Your answer must be the records below, reproduced exactly.

(DATA PROVIDED begins)

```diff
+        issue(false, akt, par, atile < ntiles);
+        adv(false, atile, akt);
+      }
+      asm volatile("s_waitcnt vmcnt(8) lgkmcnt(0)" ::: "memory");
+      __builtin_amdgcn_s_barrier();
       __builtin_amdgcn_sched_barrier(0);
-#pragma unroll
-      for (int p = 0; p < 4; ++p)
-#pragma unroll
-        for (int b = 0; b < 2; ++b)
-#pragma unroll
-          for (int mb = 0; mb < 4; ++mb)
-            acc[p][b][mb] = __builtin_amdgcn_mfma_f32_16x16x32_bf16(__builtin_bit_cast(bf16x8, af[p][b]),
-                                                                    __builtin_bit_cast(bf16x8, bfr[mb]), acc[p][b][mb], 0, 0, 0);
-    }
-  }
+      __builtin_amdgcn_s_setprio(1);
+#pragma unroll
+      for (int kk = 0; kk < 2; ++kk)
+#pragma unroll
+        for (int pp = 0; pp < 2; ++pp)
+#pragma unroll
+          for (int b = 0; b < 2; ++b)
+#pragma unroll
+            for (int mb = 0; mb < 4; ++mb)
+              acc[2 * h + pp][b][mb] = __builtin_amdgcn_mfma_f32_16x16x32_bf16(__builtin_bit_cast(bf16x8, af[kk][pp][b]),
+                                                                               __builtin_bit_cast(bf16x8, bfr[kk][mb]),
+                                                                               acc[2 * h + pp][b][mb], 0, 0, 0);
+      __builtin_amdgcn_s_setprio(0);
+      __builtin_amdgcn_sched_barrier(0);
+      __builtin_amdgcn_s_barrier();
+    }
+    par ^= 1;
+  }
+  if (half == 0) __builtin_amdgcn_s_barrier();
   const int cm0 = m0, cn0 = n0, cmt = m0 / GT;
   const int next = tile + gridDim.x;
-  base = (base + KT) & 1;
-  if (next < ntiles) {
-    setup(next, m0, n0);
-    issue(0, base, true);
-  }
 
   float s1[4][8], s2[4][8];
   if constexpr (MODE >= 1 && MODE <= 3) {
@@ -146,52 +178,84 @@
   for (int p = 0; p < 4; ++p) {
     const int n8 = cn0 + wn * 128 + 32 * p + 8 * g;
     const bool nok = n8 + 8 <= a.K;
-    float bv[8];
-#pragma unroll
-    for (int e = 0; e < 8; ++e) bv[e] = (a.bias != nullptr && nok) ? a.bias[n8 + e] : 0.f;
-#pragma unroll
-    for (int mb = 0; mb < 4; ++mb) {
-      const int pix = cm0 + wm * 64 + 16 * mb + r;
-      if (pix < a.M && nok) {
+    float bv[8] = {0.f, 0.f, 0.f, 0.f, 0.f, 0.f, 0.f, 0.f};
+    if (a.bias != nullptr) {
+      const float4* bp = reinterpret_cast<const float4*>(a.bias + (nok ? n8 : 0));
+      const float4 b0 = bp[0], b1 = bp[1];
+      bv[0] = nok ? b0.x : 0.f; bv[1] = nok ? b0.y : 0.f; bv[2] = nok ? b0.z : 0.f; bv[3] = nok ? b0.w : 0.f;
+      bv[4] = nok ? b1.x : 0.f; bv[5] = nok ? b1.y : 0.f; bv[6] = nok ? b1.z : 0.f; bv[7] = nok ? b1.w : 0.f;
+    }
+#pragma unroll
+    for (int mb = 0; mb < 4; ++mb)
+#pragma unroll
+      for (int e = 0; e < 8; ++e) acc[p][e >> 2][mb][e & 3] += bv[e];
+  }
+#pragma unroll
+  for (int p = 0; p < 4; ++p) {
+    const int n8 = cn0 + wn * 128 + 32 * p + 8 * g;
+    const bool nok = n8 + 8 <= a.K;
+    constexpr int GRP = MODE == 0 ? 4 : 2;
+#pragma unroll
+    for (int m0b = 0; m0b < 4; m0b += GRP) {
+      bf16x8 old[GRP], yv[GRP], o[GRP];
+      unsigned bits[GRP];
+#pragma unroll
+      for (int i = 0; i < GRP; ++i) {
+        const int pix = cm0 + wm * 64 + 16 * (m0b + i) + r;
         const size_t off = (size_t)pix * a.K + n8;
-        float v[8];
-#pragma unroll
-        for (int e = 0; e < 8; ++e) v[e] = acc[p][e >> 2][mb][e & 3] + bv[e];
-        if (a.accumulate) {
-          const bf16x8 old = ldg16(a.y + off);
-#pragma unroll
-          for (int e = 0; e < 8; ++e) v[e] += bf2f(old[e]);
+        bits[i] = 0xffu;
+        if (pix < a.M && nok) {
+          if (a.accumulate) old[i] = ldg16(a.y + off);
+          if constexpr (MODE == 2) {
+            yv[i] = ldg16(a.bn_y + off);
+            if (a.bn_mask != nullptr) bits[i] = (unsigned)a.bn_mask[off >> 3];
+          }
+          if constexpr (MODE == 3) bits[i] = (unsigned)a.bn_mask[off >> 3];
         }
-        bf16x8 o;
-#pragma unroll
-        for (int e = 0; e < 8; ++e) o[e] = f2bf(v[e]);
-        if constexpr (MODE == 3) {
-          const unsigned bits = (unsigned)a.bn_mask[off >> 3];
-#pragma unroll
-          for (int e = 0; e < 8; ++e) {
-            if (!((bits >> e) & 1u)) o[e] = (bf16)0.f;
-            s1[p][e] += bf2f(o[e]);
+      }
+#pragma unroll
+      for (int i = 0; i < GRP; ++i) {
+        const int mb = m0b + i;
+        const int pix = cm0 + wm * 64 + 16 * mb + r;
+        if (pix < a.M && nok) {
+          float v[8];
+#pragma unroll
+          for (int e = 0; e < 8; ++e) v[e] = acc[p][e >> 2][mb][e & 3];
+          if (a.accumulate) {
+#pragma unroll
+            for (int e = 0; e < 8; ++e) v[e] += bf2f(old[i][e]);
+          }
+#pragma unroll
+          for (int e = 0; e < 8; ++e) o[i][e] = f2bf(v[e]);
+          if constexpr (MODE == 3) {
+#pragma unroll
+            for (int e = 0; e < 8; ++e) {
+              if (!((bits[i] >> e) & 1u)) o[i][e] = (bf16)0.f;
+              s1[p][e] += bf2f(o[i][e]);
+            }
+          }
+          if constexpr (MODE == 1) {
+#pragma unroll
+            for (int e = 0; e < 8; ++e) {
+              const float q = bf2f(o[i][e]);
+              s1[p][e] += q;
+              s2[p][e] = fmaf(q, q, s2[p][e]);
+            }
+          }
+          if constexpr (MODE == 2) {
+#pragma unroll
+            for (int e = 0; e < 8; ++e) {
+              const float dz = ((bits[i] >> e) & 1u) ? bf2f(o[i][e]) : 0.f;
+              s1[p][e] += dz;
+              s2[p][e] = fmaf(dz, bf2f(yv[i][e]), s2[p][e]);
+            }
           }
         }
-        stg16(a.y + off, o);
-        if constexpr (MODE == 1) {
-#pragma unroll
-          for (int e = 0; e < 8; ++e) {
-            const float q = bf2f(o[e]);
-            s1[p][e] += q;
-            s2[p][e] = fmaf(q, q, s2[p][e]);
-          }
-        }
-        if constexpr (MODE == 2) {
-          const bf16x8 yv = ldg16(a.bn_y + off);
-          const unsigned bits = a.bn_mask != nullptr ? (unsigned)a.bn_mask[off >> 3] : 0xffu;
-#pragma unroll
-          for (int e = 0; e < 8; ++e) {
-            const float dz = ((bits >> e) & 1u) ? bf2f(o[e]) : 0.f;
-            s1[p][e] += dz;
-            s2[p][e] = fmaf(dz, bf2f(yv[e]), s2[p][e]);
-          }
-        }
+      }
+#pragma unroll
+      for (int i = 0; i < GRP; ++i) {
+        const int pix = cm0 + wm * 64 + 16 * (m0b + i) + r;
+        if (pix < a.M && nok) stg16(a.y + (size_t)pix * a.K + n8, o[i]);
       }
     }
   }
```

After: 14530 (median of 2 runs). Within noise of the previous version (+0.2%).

(DATA PROVIDED ends)

• FINISHED EXERCISE
```diff
+        issue(false, akt, par, atile < ntiles);
+        adv(false, atile, akt);
+      }
+      asm volatile("s_waitcnt vmcnt(8) lgkmcnt(0)" ::: "memory");
+      __builtin_amdgcn_s_barrier();
       __builtin_amdgcn_sched_barrier(0);
-#pragma unroll
-      for (int p = 0; p < 4; ++p)
-#pragma unroll
-        for (int b = 0; b < 2; ++b)
-#pragma unroll
-          for (int mb = 0; mb < 4; ++mb)
-            acc[p][b][mb] = __builtin_amdgcn_mfma_f32_16x16x32_bf16(__builtin_bit_cast(bf16x8, af[p][b]),
-                                                                    __builtin_bit_cast(bf16x8, bfr[mb]), acc[p][b][mb], 0, 0, 0);
-    }
-  }
+      __builtin_amdgcn_s_setprio(1);
+#pragma unroll
+      for (int kk = 0; kk < 2; ++kk)
+#pragma unroll
+        for (int pp = 0; pp < 2; ++pp)
+#pragma unroll
+          for (int b = 0; b < 2; ++b)
+#pragma unroll
+            for (int mb = 0; mb < 4; ++mb)
+              acc[2 * h + pp][b][mb] = __builtin_amdgcn_mfma_f32_16x16x32_bf16(__builtin_bit_cast(bf16x8, af[kk][pp][b]),
+                                                                               __builtin_bit_cast(bf16x8, bfr[kk][mb]),
+                                                                               acc[2 * h + pp][b][mb], 0, 0, 0);
+      __builtin_amdgcn_s_setprio(0);
+      __builtin_amdgcn_sched_barrier(0);
+      __builtin_amdgcn_s_barrier();
+    }
+    par ^= 1;
+  }
+  if (half == 0) __builtin_amdgcn_s_barrier();
   const int cm0 = m0, cn0 = n0, cmt = m0 / GT;
   const int next = tile + gridDim.x;
-  base = (base + KT) & 1;
-  if (next < ntiles) {
-    setup(next, m0, n0);
-    issue(0, base, true);
-  }
 
   float s1[4][8], s2[4][8];
   if constexpr (MODE >= 1 && MODE <= 3) {
@@ -146,52 +178,84 @@
   for (int p = 0; p < 4; ++p) {
     const int n8 = cn0 + wn * 128 + 32 * p + 8 * g;
     const bool nok = n8 + 8 <= a.K;
-    float bv[8];
-#pragma unroll
-    for (int e = 0; e < 8; ++e) bv[e] = (a.bias != nullptr && nok) ? a.bias[n8 + e] : 0.f;
-#pragma unroll
-    for (int mb = 0; mb < 4; ++mb) {
-      const int pix = cm0 + wm * 64 + 16 * mb + r;
-      if (pix < a.M && nok) {
+    float bv[8] = {0.f, 0.f, 0.f, 0.f, 0.f, 0.f, 0.f, 0.f};
+    if (a.bias != nullptr) {
+      const float4* bp = reinterpret_cast<const float4*>(a.bias + (nok ? n8 : 0));
+      const float4 b0 = bp[0], b1 = bp[1];
+      bv[0] = nok ? b0.x : 0.f; bv[1] = nok ? b0.y : 0.f; bv[2] = nok ? b0.z : 0.f; bv[3] = nok ? b0.w : 0.f;
+      bv[4] = nok ? b1.x : 0.f; bv[5] = nok ? b1.y : 0.f; bv[6] = nok ? b1.z : 0.f; bv[7] = nok ? b1.w : 0.f;
+    }
+#pragma unroll
+    for (int mb = 0; mb < 4; ++mb)
+#pragma unroll
+      for (int e = 0; e < 8; ++e) acc[p][e >> 2][mb][e & 3] += bv[e];
+  }
+#pragma unroll
+  for (int p = 0; p < 4; ++p) {
+    const int n8 = cn0 + wn * 128 + 32 * p + 8 * g;
+    const bool nok = n8 + 8 <= a.K;
+    constexpr int GRP = MODE == 0 ? 4 : 2;
+#pragma unroll
+    for (int m0b = 0; m0b < 4; m0b += GRP) {
+      bf16x8 old[GRP], yv[GRP], o[GRP];
+      unsigned bits[GRP];
+#pragma unroll
+      for (int i = 0; i < GRP; ++i) {
+        const int pix = cm0 + wm * 64 + 16 * (m0b + i) + r;
         const size_t off = (size_t)pix * a.K + n8;
-        float v[8];
-#pragma unroll
-        for (int e = 0; e < 8; ++e) v[e] = acc[p][e >> 2][mb][e & 3] + bv[e];
-        if (a.accumulate) {
-          const bf16x8 old = ldg16(a.y + off);
-#pragma unroll
-          for (int e = 0; e < 8; ++e) v[e] += bf2f(old[e]);
+        bits[i] = 0xffu;
+        if (pix < a.M && nok) {
+          if (a.accumulate) old[i] = ldg16(a.y + off);
+          if constexpr (MODE == 2) {
+            yv[i] = ldg16(a.bn_y + off);
+            if (a.bn_mask != nullptr) bits[i] = (unsigned)a.bn_mask[off >> 3];
+          }
+          if constexpr (MODE == 3) bits[i] = (unsigned)a.bn_mask[off >> 3];
         }
-        bf16x8 o;
-#pragma unroll
-        for (int e = 0; e < 8; ++e) o[e] = f2bf(v[e]);
-        if constexpr (MODE == 3) {
-          const unsigned bits = (unsigned)a.bn_mask[off >> 3];
-#pragma unroll
-          for (int e = 0; e < 8; ++e) {
-            if (!((bits >> e) & 1u)) o[e] = (bf16)0.f;
-            s1[p][e] += bf2f(o[e]);
+      }
+#pragma unroll
+      for (int i = 0; i < GRP; ++i) {
+        const int mb = m0b + i;
+        const int pix = cm0 + wm * 64 + 16 * mb + r;
+        if (pix < a.M && nok) {
+          float v[8];
+#pragma unroll
+          for (int e = 0; e < 8; ++e) v[e] = acc[p][e >> 2][mb][e & 3];
+          if (a.accumulate) {
+#pragma unroll
+            for (int e = 0; e < 8; ++e) v[e] += bf2f(old[i][e]);
+          }
+#pragma unroll
+          for (int e = 0; e < 8; ++e) o[i][e] = f2bf(v[e]);
+          if constexpr (MODE == 3) {
+#pragma unroll
+            for (int e = 0; e < 8; ++e) {
+              if (!((bits[i] >> e) & 1u)) o[i][e] = (bf16)0.f;
+              s1[p][e] += bf2f(o[i][e]);
+            }
+          }
+          if constexpr (MODE == 1) {
+#pragma unroll
+            for (int e = 0; e < 8; ++e) {
+              const float q = bf2f(o[i][e]);
+              s1[p][e] += q;
+              s2[p][e] = fmaf(q, q, s2[p][e]);
+            }
+          }
+          if constexpr (MODE == 2) {
+#pragma unroll
+            for (int e = 0; e < 8; ++e) {
+              const float dz = ((bits[i] >> e) & 1u) ? bf2f(o[i][e]) : 0.f;
+              s1[p][e] += dz;
+              s2[p][e] = fmaf(dz, bf2f(yv[i][e]), s2[p][e]);
+            }
           }
         }
-        stg16(a.y + off, o);
-        if constexpr (MODE == 1) {
-#pragma unroll
-          for (int e = 0; e < 8; ++e) {
-            const float q = bf2f(o[e]);
-            s1[p][e] += q;
-            s2[p][e] = fmaf(q, q, s2[p][e]);
-          }
-        }
-        if constexpr (MODE == 2) {
-          const bf16x8 yv = ldg16(a.bn_y + off);
-          const unsigned bits = a.bn_mask != nullptr ? (unsigned)a.bn_mask[off >> 3] : 0xffu;
-#pragma unroll
-          for (int e = 0; e < 8; ++e) {
-            const float dz = ((bits >> e) & 1u) ? bf2f(o[e]) : 0.f;
-            s1[p][e] += dz;
-            s2[p][e] = fmaf(dz, bf2f(yv[e]), s2[p][e]);
-          }
-        }
+      }
+#pragma unroll
+      for (int i = 0; i < GRP; ++i) {
+        const int pix = cm0 + wm * 64 + 16 * (m0b + i) + r;
+        if (pix < a.M && nok) stg16(a.y + (size_t)pix * a.K + n8, o[i]);
       }
     }
   }
```

After: 14530 (median of 2 runs). Within noise of the previous version (+0.2%).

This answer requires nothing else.